#### [Required action]
Which lines of the listing hold the string "true"? Copy those lines.

#### [Dataset records]

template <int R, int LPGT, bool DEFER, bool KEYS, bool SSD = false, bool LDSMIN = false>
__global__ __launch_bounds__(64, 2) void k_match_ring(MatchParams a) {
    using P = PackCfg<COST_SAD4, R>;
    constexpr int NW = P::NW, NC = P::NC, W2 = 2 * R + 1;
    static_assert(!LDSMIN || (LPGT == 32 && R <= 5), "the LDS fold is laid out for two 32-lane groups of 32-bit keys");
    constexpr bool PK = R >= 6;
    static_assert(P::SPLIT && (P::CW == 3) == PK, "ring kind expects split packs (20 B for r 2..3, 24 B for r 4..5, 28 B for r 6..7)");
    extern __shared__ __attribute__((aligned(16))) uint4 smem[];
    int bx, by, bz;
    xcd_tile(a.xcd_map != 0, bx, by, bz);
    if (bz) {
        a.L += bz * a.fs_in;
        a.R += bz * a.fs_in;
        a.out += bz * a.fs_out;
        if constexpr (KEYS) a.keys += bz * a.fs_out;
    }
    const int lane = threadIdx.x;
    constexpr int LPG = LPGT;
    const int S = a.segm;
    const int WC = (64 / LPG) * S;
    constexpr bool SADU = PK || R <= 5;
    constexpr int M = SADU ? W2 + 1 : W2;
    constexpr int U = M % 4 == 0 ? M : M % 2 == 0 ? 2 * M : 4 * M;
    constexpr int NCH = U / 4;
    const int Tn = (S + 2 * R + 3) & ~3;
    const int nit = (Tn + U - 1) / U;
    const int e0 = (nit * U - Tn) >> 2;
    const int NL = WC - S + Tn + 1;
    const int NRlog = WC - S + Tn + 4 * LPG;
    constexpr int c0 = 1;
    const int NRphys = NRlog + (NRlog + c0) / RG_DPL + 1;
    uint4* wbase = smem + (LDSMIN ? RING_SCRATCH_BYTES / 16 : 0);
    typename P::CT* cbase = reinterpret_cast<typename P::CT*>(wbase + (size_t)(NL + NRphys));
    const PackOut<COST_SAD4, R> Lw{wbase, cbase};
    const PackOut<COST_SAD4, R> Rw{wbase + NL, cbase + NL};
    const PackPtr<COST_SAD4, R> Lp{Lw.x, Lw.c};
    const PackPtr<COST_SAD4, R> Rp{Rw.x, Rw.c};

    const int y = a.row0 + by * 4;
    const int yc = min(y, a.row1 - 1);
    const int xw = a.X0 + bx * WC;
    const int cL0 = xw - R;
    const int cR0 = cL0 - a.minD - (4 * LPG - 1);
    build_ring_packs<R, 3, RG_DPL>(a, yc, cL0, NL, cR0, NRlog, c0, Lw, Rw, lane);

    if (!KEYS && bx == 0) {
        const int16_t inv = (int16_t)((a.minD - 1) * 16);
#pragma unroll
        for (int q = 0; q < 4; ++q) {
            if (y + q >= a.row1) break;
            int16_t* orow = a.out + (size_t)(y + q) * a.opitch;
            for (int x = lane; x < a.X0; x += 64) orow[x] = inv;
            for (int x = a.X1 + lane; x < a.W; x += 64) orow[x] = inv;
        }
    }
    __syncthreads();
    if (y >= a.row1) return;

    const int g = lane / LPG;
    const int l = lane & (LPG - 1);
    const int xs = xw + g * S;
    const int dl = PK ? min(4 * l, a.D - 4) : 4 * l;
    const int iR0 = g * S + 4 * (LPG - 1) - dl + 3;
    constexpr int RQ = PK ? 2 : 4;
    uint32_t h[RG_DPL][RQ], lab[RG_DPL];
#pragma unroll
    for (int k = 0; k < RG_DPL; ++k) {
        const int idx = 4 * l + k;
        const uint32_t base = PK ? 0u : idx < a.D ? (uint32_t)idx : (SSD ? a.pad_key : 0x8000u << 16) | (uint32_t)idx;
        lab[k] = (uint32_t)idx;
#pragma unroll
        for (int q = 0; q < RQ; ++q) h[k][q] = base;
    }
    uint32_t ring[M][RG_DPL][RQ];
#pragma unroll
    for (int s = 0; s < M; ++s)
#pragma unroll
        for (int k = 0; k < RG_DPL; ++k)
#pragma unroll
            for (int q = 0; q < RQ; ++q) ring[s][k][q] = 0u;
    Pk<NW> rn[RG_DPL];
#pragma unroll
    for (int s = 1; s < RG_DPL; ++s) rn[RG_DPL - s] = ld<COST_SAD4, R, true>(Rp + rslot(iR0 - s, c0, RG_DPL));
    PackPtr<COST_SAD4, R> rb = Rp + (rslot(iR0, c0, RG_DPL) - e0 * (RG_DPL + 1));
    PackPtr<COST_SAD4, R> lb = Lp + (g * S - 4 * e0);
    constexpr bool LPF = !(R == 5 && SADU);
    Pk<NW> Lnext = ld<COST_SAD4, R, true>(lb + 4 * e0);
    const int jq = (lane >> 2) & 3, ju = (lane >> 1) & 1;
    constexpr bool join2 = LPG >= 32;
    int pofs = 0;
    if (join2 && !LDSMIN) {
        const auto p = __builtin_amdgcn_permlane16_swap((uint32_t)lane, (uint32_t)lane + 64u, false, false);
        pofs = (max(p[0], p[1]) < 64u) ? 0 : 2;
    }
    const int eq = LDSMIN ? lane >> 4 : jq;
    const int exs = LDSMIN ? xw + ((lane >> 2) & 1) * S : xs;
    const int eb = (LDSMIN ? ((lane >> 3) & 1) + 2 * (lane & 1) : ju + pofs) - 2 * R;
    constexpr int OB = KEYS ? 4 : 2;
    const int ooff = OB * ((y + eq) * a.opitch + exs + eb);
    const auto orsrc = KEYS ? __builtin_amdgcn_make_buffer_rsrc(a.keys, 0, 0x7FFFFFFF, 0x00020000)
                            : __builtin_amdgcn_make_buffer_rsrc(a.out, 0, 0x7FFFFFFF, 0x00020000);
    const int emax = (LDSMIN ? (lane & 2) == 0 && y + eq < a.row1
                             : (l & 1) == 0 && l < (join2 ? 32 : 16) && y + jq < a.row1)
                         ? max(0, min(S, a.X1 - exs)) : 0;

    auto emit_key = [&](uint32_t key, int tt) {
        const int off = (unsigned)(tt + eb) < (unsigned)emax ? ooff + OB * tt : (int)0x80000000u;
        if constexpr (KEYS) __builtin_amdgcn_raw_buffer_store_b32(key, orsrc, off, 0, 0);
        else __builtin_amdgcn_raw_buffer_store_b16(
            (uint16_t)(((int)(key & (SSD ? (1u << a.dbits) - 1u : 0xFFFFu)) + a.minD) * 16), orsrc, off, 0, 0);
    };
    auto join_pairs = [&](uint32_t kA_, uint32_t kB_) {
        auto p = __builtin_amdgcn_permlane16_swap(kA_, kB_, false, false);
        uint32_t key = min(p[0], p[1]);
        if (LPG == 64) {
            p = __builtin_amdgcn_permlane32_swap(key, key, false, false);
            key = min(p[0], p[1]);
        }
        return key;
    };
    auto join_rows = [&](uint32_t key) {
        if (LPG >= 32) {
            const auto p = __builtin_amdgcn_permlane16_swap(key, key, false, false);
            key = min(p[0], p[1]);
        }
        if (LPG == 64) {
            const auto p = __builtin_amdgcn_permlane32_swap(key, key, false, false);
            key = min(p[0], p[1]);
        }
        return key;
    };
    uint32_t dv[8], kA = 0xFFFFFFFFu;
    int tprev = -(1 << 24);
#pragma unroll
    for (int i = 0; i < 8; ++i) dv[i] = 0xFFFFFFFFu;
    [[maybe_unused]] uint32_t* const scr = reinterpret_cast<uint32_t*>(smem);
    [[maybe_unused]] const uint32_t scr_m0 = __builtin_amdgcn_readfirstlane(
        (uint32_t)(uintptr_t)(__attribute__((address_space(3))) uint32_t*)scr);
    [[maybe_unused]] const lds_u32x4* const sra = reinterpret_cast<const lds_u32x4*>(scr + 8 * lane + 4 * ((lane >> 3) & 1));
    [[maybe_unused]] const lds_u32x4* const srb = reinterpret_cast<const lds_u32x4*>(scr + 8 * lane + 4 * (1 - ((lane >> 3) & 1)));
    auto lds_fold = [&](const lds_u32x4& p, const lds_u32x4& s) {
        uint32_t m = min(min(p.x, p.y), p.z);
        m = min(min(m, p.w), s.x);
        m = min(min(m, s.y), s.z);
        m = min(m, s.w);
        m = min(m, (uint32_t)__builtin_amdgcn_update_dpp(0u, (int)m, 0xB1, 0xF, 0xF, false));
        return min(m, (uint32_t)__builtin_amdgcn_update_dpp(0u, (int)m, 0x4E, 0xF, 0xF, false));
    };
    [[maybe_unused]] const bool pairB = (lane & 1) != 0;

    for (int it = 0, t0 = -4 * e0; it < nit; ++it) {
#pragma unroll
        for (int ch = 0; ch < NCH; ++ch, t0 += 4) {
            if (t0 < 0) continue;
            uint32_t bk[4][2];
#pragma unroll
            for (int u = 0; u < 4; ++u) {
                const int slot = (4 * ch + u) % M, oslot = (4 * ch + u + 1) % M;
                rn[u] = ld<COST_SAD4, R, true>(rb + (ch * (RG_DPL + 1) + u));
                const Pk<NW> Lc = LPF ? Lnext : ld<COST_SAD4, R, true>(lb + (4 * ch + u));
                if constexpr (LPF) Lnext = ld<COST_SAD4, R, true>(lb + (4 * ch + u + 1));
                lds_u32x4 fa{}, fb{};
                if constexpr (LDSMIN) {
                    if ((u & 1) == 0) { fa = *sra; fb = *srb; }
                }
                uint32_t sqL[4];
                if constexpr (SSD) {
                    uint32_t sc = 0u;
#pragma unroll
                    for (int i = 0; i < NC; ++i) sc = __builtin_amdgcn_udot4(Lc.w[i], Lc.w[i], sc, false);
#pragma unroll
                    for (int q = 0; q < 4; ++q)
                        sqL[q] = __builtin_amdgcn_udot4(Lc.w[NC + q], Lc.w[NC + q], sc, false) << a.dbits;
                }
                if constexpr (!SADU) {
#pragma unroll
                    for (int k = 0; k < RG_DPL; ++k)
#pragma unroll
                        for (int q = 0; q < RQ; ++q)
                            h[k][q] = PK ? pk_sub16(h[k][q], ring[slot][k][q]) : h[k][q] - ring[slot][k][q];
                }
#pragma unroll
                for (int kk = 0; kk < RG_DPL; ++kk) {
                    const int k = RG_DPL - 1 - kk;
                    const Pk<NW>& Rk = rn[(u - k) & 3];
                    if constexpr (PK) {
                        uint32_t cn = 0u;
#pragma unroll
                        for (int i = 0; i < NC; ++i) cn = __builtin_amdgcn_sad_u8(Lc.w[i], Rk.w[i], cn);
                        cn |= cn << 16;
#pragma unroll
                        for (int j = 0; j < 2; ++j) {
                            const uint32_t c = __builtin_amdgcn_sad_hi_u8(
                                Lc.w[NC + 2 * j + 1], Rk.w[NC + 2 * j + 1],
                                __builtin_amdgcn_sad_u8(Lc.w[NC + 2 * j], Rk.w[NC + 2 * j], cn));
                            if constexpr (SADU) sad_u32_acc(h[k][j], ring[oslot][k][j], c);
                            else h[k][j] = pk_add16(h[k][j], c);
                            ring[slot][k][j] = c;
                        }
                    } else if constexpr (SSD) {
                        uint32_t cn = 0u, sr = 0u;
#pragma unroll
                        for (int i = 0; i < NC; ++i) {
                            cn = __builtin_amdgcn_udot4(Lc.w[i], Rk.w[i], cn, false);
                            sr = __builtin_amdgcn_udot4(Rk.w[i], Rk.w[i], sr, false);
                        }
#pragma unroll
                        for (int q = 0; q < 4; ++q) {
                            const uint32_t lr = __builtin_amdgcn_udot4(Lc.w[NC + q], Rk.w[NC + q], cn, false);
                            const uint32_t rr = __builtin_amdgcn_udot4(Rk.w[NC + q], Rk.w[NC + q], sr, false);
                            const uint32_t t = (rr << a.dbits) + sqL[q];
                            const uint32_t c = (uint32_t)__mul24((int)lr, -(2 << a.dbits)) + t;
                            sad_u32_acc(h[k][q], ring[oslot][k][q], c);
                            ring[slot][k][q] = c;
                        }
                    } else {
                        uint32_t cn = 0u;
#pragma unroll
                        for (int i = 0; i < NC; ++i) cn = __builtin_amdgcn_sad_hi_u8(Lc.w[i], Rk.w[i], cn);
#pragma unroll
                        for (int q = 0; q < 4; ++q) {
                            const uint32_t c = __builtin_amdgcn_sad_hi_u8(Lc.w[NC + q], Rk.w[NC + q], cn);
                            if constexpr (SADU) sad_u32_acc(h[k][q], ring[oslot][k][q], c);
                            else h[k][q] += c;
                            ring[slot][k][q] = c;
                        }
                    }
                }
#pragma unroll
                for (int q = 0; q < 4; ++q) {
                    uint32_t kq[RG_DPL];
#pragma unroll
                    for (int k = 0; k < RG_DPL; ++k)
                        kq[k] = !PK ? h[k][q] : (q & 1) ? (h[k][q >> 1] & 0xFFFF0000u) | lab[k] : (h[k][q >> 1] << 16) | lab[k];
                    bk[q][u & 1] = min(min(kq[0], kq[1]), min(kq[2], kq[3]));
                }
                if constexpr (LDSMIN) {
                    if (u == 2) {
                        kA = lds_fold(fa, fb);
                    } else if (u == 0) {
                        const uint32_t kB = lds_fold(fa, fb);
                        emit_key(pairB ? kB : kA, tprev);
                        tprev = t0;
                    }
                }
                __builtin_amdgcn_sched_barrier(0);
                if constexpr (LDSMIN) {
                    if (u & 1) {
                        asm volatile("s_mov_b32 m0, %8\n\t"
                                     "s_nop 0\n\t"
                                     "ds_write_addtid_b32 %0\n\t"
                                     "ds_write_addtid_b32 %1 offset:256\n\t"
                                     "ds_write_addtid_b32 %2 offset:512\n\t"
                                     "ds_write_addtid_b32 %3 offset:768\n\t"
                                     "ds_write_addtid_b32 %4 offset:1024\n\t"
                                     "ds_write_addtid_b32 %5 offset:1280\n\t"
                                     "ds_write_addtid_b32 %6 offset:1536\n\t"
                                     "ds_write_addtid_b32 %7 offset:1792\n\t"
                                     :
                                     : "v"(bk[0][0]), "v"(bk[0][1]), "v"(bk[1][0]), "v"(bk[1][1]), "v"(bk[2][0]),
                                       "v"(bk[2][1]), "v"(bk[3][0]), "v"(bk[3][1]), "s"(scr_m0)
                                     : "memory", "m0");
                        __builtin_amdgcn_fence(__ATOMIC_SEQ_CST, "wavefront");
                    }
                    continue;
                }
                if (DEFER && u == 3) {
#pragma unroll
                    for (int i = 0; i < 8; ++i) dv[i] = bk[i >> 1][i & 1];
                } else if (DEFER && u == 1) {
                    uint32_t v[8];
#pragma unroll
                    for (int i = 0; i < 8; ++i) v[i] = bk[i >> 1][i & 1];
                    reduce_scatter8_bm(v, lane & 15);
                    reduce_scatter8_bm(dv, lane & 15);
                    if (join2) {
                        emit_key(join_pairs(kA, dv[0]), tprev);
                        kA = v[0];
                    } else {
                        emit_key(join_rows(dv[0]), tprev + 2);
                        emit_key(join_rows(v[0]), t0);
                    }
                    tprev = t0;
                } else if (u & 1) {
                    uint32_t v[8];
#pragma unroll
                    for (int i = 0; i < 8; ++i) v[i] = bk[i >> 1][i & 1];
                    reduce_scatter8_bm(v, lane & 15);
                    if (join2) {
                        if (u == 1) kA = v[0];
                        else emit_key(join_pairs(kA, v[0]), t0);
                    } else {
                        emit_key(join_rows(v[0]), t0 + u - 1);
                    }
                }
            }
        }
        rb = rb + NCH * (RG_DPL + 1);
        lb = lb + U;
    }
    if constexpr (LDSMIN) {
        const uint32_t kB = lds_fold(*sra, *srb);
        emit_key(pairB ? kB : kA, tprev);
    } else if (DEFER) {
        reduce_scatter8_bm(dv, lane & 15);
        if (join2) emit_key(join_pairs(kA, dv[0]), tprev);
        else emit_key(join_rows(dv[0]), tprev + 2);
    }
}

#### [Task response]
    for (int s = 1; s < RG_DPL; ++s) rn[RG_DPL - s] = ld<COST_SAD4, R, true>(Rp + rslot(iR0 - s, c0, RG_DPL));
    Pk<NW> Lnext = ld<COST_SAD4, R, true>(lb + 4 * e0);
                rn[u] = ld<COST_SAD4, R, true>(rb + (ch * (RG_DPL + 1) + u));
                const Pk<NW> Lc = LPF ? Lnext : ld<COST_SAD4, R, true>(lb + (4 * ch + u));
                if constexpr (LPF) Lnext = ld<COST_SAD4, R, true>(lb + (4 * ch + u + 1));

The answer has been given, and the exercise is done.